■ TASK TO COMPLETE:
Look through the listing below for the string "base". Show each line where it occurs.

■ DATA SUPPLIED:
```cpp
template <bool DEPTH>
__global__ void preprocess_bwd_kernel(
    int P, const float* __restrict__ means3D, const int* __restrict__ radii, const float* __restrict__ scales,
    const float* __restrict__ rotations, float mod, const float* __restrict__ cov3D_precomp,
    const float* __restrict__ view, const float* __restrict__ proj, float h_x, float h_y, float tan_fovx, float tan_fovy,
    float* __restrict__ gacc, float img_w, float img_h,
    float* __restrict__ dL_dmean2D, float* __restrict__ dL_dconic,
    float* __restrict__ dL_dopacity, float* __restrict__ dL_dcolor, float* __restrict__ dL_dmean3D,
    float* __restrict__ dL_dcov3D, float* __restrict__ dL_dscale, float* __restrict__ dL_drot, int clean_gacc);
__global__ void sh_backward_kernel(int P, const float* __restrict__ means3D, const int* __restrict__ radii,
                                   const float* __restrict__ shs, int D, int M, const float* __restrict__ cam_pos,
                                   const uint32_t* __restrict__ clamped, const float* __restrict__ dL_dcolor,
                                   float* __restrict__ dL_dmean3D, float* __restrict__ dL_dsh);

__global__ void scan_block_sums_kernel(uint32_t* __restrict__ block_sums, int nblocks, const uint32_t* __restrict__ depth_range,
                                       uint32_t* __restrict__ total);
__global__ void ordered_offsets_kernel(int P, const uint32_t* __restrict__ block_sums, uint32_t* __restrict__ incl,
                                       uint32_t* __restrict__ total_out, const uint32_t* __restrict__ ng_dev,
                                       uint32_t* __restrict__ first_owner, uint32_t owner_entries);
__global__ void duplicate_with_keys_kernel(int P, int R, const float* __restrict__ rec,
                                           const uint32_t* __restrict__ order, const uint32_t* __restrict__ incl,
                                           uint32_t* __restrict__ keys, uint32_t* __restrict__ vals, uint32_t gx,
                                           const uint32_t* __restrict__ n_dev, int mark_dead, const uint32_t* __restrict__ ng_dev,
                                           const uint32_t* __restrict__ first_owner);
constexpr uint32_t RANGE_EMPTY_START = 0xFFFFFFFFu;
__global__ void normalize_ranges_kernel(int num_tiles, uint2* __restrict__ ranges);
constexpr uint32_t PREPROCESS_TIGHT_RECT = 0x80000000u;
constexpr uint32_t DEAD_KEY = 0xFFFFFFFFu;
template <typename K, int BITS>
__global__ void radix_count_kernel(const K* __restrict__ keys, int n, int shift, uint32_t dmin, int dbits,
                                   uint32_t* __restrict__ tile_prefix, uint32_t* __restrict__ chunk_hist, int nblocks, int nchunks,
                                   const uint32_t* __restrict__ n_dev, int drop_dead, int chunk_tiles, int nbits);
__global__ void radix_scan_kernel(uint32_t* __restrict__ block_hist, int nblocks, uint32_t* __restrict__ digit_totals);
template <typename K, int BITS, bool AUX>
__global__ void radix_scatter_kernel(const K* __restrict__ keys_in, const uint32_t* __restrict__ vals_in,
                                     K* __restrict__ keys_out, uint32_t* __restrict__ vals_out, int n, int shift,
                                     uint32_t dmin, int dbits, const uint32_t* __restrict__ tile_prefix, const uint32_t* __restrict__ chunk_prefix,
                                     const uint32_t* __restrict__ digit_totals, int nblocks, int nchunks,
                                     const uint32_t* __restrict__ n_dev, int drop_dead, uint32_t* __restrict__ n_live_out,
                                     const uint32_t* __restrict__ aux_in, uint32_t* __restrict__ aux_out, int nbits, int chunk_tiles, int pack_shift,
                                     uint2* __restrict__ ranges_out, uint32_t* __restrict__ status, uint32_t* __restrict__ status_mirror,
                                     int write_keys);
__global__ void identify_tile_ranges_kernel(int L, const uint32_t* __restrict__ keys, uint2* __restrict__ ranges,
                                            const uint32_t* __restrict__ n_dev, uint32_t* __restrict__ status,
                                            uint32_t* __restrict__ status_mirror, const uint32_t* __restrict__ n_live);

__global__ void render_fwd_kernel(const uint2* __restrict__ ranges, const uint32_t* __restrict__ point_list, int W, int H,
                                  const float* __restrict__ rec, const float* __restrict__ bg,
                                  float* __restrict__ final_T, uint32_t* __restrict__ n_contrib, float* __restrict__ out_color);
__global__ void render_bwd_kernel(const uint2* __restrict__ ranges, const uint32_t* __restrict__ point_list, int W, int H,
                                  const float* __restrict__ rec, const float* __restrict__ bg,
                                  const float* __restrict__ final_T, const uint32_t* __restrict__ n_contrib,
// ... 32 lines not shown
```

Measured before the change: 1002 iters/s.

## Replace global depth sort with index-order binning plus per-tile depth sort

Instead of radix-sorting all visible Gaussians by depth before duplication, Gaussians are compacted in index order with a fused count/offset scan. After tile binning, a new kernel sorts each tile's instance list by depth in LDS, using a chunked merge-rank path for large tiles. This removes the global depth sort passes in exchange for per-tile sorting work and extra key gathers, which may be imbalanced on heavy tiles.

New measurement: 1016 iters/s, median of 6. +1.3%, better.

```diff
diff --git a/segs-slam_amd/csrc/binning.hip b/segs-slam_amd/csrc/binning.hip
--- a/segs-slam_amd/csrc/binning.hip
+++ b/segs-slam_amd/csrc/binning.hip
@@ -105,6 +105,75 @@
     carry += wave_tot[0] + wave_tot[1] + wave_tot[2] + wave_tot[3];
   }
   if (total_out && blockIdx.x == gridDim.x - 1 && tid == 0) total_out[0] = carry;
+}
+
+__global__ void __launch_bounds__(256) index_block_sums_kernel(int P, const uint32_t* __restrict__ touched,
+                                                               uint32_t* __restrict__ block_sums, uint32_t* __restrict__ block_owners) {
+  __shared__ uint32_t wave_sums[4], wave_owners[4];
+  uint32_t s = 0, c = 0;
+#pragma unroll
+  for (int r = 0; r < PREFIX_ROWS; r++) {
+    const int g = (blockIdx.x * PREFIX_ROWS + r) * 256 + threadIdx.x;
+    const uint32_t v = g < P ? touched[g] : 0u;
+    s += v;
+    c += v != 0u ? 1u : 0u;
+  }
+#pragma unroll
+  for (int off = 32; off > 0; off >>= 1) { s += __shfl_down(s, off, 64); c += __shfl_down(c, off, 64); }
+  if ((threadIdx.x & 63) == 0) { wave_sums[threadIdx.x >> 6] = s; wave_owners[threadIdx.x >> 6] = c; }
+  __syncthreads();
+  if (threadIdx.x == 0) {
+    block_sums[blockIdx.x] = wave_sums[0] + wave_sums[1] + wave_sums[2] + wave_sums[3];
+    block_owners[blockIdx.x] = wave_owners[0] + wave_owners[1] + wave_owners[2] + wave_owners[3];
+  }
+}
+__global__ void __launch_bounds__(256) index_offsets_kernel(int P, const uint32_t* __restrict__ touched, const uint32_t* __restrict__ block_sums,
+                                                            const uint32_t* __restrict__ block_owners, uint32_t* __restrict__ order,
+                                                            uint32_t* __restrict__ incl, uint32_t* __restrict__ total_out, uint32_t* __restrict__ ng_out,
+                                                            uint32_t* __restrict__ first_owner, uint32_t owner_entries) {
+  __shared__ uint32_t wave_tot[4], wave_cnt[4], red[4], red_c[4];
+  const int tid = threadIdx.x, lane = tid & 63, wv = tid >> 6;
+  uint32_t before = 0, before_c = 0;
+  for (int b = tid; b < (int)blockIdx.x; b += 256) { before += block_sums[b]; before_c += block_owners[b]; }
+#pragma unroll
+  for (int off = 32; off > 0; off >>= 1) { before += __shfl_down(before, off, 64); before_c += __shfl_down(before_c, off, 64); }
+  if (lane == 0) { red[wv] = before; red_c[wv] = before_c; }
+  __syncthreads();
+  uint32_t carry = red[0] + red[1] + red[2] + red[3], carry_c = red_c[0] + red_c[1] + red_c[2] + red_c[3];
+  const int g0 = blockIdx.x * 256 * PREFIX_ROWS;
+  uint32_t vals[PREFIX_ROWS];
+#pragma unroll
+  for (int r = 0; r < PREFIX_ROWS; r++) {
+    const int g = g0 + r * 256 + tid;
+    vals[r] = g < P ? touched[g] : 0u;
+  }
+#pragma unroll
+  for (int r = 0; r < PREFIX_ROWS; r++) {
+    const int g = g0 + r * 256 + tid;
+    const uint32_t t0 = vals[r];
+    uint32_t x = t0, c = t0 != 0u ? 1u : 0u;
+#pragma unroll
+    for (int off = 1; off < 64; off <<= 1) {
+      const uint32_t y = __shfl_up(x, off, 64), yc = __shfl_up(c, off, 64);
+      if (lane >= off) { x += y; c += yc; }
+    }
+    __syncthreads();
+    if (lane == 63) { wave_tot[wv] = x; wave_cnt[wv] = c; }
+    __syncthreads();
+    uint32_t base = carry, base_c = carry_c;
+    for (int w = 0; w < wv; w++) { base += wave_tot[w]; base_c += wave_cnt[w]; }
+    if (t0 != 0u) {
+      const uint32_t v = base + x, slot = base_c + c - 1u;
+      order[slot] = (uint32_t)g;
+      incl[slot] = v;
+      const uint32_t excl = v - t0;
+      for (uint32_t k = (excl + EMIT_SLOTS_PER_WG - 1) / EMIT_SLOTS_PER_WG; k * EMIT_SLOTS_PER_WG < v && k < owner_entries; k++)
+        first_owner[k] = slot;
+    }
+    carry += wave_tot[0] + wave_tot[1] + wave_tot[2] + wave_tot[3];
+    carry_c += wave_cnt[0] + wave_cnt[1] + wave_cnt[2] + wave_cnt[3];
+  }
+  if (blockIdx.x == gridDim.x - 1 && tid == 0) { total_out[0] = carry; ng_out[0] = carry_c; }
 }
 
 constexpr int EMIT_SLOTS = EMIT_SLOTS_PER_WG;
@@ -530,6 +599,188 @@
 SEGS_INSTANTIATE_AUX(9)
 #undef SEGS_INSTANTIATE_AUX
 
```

■ YOUR SOLUTION:
+    uint32_t base = carry, base_c = carry_c;
+    for (int w = 0; w < wv; w++) { base += wave_tot[w]; base_c += wave_cnt[w]; }
+      const uint32_t v = base + x, slot = base_c + c - 1u;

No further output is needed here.